Among the entries, which lines carry the string "nrows"? Copy every one.

### Source material
# # #
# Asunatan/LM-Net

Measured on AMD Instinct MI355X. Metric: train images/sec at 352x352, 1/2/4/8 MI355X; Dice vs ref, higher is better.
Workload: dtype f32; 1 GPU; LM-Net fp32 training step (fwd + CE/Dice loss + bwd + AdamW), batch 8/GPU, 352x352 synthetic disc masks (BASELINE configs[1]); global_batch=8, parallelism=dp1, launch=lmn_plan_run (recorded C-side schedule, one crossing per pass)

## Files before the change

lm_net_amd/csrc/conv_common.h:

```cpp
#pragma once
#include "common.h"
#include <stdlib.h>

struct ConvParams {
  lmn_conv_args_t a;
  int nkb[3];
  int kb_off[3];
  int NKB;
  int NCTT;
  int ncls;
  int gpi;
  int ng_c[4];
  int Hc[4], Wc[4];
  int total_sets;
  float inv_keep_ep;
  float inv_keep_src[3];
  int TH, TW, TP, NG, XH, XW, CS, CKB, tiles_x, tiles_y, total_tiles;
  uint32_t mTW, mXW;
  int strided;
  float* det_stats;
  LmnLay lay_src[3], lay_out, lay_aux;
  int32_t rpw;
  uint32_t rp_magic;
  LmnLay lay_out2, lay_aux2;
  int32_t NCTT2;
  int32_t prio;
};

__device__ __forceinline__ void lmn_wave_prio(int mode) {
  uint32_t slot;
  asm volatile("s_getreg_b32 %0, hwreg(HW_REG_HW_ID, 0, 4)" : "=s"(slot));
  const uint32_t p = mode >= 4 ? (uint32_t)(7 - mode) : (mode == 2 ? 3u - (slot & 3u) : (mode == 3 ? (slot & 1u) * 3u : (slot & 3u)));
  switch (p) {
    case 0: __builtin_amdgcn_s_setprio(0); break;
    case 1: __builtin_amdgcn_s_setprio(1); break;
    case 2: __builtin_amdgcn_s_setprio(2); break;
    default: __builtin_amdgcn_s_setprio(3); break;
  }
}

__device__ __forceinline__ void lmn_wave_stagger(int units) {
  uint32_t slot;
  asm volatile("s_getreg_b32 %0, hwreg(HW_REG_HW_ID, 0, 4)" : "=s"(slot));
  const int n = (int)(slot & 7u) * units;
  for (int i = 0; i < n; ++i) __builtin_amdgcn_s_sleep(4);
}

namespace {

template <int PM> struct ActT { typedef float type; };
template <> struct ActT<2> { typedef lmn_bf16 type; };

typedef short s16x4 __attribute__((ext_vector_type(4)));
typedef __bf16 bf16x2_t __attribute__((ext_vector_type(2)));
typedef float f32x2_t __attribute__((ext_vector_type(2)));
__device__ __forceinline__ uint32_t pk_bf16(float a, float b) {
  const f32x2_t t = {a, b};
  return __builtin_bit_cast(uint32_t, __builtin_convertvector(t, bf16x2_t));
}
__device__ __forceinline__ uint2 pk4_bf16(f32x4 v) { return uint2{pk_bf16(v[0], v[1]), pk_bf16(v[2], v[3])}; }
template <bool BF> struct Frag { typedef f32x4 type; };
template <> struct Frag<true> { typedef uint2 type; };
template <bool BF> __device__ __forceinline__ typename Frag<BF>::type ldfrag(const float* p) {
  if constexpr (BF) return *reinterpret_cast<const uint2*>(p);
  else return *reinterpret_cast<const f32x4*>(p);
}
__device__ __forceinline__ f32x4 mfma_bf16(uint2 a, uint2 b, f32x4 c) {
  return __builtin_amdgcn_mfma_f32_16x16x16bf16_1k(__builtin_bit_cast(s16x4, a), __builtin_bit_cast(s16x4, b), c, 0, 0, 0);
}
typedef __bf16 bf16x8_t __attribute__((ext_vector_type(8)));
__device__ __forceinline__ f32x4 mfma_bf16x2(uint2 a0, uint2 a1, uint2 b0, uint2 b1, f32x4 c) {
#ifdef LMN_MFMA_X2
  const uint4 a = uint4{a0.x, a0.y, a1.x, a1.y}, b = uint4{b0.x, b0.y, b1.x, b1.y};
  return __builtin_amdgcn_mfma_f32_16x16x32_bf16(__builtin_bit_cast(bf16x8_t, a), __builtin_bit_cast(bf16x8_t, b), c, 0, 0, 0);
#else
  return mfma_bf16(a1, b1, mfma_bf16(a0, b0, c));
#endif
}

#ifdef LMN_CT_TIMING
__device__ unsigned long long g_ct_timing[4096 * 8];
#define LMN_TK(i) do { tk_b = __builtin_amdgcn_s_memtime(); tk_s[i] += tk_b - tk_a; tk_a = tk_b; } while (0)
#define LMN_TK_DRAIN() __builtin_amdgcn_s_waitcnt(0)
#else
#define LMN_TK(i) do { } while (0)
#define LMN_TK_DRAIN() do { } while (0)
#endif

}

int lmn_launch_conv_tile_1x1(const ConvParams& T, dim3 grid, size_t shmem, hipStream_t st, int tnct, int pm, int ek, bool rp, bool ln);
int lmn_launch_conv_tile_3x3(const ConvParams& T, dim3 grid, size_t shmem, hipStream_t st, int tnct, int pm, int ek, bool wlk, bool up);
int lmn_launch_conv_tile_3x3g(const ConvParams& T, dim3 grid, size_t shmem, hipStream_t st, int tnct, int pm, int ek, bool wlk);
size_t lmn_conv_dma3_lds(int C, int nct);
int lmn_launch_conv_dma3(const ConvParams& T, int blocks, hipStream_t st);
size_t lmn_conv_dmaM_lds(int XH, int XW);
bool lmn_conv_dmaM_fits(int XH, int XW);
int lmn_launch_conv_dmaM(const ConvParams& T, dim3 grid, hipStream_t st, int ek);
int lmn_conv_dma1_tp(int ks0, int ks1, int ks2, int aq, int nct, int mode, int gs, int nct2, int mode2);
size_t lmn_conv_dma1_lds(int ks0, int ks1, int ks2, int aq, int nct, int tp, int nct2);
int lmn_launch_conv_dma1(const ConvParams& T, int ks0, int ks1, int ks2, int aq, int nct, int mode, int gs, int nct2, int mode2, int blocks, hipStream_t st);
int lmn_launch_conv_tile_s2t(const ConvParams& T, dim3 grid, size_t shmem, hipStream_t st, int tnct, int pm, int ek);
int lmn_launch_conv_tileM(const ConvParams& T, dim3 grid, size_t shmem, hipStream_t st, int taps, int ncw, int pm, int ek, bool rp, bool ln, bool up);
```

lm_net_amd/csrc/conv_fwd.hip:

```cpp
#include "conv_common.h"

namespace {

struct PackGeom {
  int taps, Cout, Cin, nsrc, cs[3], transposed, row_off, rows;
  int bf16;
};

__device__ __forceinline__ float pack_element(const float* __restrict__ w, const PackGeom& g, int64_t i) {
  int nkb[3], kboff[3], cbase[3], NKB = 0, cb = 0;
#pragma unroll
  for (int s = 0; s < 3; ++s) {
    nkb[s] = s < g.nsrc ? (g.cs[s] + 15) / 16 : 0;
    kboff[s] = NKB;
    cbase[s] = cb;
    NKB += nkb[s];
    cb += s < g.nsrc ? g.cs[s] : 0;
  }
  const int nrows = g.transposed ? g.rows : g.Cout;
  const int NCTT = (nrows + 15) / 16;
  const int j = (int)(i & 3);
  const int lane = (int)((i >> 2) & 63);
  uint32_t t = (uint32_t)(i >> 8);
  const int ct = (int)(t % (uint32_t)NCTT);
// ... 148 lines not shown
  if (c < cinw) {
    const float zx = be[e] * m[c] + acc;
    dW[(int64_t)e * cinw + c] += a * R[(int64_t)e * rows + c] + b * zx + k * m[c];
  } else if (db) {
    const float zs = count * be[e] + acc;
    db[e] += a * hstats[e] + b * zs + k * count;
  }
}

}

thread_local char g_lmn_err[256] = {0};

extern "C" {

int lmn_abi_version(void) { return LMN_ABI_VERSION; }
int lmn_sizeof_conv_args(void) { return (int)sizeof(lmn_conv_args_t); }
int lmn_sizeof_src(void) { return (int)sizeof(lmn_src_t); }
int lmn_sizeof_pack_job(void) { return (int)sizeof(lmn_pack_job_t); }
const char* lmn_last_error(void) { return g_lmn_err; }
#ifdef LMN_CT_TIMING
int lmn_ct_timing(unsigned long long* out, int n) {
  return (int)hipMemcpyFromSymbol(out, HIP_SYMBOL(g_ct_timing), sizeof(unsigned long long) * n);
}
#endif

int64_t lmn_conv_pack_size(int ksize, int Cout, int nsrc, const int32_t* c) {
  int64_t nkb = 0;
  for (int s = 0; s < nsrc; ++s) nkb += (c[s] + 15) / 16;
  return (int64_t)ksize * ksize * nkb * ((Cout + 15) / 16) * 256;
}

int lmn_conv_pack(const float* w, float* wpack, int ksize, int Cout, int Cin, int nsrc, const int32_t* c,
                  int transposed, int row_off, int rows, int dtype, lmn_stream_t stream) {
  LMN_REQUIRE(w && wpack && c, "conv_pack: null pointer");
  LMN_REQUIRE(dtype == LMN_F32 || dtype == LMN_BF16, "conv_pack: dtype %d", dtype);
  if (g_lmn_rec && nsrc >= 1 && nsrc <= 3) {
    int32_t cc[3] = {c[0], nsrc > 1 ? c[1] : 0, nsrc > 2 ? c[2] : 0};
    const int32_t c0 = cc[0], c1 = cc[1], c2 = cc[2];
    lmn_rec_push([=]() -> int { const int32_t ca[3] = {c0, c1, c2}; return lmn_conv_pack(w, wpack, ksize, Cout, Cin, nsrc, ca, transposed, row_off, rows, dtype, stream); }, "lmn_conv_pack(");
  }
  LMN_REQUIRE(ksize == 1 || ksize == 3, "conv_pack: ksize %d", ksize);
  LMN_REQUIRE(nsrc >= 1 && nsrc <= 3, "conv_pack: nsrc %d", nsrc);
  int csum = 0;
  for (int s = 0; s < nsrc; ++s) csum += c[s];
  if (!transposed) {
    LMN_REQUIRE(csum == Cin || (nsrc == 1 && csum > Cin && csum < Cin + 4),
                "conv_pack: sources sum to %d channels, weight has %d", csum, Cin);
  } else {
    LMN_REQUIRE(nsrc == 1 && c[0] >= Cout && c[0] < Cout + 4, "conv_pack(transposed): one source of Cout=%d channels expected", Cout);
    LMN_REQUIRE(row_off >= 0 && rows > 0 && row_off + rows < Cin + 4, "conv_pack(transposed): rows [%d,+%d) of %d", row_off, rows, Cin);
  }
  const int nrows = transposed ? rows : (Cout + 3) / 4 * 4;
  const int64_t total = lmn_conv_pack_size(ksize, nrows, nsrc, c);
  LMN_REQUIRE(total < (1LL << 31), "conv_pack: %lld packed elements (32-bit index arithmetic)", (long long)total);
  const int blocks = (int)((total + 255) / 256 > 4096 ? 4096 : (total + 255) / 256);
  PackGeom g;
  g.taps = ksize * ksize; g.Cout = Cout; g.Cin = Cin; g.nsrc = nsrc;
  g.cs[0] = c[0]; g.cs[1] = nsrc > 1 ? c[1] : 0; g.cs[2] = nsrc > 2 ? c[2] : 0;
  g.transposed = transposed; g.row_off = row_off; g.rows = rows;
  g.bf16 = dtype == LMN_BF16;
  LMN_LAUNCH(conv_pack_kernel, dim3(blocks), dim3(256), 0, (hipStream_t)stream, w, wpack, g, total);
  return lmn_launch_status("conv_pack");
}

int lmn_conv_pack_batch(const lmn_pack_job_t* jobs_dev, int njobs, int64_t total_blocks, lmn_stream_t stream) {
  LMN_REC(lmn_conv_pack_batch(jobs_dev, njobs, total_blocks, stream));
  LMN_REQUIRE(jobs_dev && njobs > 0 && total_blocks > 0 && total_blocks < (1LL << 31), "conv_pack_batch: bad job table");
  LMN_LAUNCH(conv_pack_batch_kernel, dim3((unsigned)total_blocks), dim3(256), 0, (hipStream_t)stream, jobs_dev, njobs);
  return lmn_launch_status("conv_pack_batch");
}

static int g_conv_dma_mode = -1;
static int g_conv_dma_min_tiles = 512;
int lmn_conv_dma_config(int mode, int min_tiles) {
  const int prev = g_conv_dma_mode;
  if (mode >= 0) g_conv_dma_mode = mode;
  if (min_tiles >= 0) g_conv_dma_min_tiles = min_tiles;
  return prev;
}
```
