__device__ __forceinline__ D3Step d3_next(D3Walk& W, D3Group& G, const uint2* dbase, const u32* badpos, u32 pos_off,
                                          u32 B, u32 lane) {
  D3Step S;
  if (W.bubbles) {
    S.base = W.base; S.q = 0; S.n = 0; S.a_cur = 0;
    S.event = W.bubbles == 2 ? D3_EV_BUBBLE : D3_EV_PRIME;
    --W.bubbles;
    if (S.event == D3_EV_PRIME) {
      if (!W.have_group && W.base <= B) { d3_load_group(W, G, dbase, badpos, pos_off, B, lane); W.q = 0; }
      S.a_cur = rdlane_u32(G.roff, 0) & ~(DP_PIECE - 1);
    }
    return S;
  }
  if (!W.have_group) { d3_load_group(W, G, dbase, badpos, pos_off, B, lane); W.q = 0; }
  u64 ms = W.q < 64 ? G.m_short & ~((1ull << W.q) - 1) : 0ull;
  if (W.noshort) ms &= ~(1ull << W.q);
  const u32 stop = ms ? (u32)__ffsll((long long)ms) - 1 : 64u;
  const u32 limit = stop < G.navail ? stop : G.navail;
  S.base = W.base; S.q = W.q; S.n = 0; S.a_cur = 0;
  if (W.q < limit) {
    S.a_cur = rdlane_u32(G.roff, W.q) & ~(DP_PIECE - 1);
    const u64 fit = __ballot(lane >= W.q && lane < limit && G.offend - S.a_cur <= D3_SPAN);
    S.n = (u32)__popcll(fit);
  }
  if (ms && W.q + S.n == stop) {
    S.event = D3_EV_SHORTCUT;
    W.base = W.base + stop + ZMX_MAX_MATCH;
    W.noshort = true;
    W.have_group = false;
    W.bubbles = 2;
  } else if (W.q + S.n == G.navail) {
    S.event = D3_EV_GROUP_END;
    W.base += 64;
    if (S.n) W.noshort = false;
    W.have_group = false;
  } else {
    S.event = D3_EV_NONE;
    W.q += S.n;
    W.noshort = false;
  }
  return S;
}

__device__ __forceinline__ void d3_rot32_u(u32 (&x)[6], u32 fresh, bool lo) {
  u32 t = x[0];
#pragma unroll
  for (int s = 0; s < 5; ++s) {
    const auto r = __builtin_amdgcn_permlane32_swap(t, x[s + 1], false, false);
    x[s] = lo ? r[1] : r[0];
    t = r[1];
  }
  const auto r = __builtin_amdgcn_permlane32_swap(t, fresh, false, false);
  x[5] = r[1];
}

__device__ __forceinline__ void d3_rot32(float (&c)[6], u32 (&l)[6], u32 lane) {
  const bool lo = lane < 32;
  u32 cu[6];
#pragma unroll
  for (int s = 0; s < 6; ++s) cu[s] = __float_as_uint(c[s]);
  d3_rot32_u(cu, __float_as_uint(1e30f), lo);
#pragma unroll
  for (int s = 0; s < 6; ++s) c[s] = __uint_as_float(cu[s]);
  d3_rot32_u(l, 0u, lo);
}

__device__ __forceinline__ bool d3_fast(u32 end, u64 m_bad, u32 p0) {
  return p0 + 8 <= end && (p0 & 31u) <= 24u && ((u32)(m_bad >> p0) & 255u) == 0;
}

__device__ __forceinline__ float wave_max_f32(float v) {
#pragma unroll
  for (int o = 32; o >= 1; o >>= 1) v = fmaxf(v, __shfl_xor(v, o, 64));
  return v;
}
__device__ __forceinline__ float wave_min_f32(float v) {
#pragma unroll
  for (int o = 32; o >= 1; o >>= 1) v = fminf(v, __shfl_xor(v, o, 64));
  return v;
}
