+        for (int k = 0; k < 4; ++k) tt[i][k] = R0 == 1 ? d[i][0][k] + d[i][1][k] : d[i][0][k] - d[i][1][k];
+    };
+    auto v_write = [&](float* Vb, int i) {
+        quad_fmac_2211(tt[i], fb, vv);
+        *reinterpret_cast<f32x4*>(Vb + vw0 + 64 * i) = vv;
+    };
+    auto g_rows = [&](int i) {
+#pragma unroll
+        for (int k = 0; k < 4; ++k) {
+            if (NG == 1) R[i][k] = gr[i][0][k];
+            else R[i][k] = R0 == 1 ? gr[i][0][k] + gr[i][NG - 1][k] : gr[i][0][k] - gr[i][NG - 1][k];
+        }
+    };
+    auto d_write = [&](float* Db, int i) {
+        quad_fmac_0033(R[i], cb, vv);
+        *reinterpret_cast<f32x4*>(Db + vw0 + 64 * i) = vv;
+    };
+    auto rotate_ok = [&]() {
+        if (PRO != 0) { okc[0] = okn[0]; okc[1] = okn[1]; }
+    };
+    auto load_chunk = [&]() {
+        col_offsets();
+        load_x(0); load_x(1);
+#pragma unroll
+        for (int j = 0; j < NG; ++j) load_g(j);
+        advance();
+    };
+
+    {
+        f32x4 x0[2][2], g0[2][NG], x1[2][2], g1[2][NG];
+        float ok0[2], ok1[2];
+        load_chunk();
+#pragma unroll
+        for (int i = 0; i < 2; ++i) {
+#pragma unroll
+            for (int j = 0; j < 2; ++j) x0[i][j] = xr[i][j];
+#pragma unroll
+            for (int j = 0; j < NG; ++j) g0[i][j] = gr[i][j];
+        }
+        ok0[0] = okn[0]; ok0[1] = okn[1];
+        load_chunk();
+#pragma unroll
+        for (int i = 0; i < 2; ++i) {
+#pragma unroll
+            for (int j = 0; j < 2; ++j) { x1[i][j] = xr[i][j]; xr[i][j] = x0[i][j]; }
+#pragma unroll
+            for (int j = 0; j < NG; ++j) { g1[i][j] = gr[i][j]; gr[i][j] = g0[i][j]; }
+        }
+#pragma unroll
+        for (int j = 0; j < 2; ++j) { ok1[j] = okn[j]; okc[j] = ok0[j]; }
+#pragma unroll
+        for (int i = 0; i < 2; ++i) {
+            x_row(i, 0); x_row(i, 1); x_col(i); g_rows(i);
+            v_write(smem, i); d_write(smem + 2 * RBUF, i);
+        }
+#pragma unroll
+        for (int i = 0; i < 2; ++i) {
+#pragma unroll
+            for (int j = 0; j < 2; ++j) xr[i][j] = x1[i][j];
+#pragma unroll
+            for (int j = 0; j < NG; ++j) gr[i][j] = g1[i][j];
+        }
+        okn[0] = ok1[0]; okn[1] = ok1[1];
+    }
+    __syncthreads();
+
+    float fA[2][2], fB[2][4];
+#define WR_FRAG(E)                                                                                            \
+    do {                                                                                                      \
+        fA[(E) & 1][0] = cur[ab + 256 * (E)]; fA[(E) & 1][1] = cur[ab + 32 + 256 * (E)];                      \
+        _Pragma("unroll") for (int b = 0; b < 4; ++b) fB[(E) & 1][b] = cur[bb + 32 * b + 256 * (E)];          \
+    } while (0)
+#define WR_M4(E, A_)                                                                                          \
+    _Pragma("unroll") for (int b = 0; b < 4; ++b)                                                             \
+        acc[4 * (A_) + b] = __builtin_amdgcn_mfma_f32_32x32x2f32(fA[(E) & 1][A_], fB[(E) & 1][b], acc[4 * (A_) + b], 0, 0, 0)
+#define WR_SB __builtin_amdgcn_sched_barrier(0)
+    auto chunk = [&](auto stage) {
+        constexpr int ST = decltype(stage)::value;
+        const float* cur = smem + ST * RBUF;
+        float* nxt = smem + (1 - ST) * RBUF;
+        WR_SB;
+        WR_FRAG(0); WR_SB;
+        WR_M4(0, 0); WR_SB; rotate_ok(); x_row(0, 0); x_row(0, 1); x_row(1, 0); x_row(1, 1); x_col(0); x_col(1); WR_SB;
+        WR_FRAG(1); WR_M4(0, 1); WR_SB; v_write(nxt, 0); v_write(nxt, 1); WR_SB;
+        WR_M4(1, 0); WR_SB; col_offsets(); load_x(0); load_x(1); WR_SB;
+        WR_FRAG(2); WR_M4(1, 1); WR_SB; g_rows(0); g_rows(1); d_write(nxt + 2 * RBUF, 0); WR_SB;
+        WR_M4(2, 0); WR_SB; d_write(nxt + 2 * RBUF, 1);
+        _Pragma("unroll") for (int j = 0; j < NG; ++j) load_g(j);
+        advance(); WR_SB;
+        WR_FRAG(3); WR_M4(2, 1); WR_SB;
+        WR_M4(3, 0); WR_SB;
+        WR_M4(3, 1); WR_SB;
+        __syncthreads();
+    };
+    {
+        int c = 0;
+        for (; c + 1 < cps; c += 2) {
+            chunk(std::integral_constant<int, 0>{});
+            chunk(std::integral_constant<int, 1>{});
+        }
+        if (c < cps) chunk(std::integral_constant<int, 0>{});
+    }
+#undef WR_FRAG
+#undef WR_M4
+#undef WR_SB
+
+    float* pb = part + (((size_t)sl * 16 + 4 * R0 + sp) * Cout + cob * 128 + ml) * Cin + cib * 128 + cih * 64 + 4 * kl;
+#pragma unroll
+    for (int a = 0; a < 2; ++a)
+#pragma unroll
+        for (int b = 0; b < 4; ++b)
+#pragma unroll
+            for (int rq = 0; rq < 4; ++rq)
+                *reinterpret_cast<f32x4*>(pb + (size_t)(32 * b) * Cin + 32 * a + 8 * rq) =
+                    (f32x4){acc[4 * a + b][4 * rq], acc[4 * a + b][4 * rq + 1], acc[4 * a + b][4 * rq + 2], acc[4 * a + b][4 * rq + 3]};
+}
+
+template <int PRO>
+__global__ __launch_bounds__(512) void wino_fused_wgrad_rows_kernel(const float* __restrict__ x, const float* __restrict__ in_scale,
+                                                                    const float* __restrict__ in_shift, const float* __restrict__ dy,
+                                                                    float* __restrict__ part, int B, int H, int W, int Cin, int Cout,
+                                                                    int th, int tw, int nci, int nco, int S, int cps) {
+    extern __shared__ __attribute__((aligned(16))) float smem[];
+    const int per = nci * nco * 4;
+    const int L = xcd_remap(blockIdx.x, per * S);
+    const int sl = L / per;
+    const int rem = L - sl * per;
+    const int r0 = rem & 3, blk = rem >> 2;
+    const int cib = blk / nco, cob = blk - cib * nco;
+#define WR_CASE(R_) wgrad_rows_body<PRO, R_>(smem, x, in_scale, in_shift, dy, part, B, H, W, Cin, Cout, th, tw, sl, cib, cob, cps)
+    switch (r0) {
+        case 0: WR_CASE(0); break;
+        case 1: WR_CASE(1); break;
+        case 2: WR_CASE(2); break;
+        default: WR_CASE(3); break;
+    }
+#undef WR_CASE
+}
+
# # #
### Answer to this exercise
  const int nrows = g.transposed ? g.rows : g.Cout;
  const int NCTT = (nrows + 15) / 16;
  const int nrows = transposed ? rows : (Cout + 3) / 4 * 4;
  const int64_t total = lmn_conv_pack_size(ksize, nrows, nsrc, c);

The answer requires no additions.